• Your objective: The line containing "Measured on AMD" marks the end: quote every line from the start of the records below through it, word for word.
====================
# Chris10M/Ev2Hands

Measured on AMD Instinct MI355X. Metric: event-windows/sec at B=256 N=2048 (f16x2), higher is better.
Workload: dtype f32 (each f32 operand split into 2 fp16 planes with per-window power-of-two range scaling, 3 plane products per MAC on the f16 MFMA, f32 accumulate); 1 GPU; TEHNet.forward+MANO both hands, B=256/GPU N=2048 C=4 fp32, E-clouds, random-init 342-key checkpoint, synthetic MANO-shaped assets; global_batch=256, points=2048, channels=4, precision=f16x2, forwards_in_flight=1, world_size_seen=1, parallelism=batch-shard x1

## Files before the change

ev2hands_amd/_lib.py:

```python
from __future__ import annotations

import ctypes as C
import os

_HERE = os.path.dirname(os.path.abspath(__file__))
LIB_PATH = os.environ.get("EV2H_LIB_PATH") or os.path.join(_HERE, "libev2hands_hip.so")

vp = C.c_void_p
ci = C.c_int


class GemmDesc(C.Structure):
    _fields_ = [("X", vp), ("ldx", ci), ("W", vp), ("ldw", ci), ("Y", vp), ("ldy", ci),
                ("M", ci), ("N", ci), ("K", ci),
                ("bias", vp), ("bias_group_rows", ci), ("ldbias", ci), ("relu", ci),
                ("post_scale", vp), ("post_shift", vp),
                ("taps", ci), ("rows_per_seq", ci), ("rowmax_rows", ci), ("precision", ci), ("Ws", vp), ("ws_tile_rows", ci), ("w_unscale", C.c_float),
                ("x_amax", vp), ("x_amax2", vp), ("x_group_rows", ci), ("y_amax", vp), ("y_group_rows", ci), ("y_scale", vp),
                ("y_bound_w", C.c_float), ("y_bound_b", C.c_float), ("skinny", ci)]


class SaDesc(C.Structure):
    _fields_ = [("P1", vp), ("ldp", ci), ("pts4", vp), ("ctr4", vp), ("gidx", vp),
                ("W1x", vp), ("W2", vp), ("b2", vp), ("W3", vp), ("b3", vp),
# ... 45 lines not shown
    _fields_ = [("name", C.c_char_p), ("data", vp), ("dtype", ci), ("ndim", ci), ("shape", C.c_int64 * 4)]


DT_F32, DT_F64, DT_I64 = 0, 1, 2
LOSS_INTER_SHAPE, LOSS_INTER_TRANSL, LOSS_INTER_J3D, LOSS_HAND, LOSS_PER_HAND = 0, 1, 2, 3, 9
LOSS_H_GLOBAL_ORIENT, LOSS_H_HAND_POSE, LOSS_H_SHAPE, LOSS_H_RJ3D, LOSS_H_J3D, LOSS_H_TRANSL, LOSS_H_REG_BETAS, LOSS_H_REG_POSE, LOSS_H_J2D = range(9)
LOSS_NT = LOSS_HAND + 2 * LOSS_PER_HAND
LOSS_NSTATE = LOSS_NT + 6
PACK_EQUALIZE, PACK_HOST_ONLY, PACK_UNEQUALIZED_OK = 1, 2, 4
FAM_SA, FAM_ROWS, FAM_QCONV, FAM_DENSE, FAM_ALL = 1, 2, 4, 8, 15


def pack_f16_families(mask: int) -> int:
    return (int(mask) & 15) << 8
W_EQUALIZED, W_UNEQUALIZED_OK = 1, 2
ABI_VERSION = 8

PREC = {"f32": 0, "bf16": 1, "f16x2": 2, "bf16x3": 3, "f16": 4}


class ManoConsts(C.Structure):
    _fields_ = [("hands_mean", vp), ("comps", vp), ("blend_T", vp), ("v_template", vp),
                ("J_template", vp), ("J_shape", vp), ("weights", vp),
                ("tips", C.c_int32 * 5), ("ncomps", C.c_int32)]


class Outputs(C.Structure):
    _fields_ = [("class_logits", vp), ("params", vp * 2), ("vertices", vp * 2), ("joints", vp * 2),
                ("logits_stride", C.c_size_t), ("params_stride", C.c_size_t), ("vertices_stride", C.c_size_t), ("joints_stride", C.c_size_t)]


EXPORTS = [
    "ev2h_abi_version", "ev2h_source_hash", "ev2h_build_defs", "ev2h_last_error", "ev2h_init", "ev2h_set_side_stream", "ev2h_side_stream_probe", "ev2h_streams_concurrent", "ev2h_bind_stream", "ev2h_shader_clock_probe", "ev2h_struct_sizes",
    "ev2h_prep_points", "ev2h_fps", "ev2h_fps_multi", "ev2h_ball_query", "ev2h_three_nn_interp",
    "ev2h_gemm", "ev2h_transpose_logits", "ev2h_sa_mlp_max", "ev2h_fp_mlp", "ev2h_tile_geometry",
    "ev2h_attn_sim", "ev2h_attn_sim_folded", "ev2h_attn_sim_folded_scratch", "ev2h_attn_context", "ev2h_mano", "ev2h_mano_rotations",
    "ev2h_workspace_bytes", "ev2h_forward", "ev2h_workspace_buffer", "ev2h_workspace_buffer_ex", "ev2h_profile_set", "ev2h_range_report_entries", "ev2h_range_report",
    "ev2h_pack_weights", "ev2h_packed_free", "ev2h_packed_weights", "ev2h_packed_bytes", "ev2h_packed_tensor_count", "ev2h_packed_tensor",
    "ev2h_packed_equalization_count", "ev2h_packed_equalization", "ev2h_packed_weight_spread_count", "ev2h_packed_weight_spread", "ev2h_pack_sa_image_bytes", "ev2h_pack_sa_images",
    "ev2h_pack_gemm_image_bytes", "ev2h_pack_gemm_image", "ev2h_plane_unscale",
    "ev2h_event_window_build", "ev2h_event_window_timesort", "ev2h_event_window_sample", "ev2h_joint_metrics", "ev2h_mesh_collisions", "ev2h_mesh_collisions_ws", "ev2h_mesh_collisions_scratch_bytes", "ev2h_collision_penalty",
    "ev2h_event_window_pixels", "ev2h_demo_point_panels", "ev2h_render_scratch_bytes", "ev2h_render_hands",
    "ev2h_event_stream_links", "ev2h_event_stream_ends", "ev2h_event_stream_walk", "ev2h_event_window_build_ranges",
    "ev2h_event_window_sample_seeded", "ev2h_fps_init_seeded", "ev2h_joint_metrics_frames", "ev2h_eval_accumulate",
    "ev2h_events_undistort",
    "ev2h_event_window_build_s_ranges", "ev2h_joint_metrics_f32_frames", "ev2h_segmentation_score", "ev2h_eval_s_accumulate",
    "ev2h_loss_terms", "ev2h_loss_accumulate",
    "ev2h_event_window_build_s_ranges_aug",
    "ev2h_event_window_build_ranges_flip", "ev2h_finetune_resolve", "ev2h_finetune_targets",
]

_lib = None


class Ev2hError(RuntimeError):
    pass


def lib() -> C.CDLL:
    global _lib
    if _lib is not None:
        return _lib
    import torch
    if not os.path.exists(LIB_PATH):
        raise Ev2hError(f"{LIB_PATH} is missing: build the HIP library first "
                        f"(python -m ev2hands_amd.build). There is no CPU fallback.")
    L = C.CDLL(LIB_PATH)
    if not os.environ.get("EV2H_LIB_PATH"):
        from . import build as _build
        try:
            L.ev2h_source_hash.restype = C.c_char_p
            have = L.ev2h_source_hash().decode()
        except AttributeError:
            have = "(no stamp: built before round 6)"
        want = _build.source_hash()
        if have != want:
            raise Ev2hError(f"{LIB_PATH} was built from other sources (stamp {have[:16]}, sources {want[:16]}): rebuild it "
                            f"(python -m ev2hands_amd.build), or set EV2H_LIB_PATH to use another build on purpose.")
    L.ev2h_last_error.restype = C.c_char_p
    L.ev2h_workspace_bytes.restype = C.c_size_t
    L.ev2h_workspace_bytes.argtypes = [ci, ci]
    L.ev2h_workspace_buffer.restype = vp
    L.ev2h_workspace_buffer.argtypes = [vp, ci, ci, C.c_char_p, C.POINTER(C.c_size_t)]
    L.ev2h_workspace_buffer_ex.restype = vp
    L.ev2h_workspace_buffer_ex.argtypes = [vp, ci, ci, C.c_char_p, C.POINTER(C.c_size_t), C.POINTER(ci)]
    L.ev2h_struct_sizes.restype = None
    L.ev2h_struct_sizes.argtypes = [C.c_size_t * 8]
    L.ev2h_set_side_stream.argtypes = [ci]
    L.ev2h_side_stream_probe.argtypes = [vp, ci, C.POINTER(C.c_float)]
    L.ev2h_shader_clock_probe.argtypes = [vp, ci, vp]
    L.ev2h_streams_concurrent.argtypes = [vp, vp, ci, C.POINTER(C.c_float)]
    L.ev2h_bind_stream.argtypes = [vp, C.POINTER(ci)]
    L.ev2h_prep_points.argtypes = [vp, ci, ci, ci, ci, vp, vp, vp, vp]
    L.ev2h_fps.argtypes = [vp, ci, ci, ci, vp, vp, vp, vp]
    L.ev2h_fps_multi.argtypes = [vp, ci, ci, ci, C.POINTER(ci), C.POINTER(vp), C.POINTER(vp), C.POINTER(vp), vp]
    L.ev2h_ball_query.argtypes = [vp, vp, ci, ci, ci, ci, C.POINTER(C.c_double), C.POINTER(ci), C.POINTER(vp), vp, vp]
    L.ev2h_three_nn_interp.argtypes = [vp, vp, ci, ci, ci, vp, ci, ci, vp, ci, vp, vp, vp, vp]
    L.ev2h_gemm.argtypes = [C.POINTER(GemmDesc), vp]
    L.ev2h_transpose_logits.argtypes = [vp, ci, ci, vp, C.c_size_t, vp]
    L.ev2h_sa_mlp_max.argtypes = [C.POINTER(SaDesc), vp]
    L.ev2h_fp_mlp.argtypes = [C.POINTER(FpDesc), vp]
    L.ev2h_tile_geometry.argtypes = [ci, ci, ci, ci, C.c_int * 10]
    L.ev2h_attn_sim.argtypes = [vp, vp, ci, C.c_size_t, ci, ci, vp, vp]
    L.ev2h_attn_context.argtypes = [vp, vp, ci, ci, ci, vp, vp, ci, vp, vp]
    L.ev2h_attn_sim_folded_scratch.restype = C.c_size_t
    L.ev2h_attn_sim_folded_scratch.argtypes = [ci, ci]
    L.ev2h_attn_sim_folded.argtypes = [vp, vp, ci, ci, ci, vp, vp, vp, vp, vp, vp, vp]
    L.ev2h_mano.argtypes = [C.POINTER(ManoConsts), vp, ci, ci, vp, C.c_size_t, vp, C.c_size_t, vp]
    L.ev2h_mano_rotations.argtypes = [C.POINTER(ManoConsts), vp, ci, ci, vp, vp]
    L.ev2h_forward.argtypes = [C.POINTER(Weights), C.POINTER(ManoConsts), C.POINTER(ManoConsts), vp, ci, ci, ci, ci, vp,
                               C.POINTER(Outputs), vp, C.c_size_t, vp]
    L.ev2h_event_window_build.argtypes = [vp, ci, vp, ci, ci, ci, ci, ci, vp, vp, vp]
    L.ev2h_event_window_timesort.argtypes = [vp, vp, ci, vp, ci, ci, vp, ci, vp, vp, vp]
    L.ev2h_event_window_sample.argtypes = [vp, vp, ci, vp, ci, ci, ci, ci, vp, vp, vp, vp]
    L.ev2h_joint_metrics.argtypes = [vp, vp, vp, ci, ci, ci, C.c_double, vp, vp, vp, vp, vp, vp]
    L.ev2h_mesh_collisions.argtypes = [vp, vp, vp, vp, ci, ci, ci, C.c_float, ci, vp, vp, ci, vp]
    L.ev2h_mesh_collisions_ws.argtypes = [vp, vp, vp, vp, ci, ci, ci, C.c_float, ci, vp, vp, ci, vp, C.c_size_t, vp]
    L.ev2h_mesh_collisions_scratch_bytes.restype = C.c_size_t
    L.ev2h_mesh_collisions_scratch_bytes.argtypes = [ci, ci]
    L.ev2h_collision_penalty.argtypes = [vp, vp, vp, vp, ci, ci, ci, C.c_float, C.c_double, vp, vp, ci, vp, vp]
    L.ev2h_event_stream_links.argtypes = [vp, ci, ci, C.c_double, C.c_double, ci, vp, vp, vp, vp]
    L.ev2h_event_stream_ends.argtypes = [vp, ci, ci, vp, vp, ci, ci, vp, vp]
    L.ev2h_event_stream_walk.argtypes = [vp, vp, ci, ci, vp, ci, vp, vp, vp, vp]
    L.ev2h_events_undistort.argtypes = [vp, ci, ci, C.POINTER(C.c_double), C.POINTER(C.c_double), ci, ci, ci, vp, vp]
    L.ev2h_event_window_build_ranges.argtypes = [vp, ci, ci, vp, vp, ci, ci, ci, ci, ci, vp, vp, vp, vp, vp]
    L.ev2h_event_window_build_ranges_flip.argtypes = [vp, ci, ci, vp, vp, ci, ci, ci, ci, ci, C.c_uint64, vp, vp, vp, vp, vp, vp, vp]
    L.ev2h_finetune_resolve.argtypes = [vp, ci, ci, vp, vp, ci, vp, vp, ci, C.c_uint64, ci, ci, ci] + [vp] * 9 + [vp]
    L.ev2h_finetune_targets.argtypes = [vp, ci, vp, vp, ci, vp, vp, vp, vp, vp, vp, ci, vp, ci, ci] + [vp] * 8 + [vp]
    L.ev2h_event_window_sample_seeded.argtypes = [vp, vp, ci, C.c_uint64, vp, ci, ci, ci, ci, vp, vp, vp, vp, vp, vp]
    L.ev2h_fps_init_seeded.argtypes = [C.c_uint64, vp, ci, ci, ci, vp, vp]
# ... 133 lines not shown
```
====================
• Exercise output:
# Chris10M/Ev2Hands

Measured on AMD Instinct MI355X. Metric: event-windows/sec at B=256 N=2048 (f16x2), higher is better.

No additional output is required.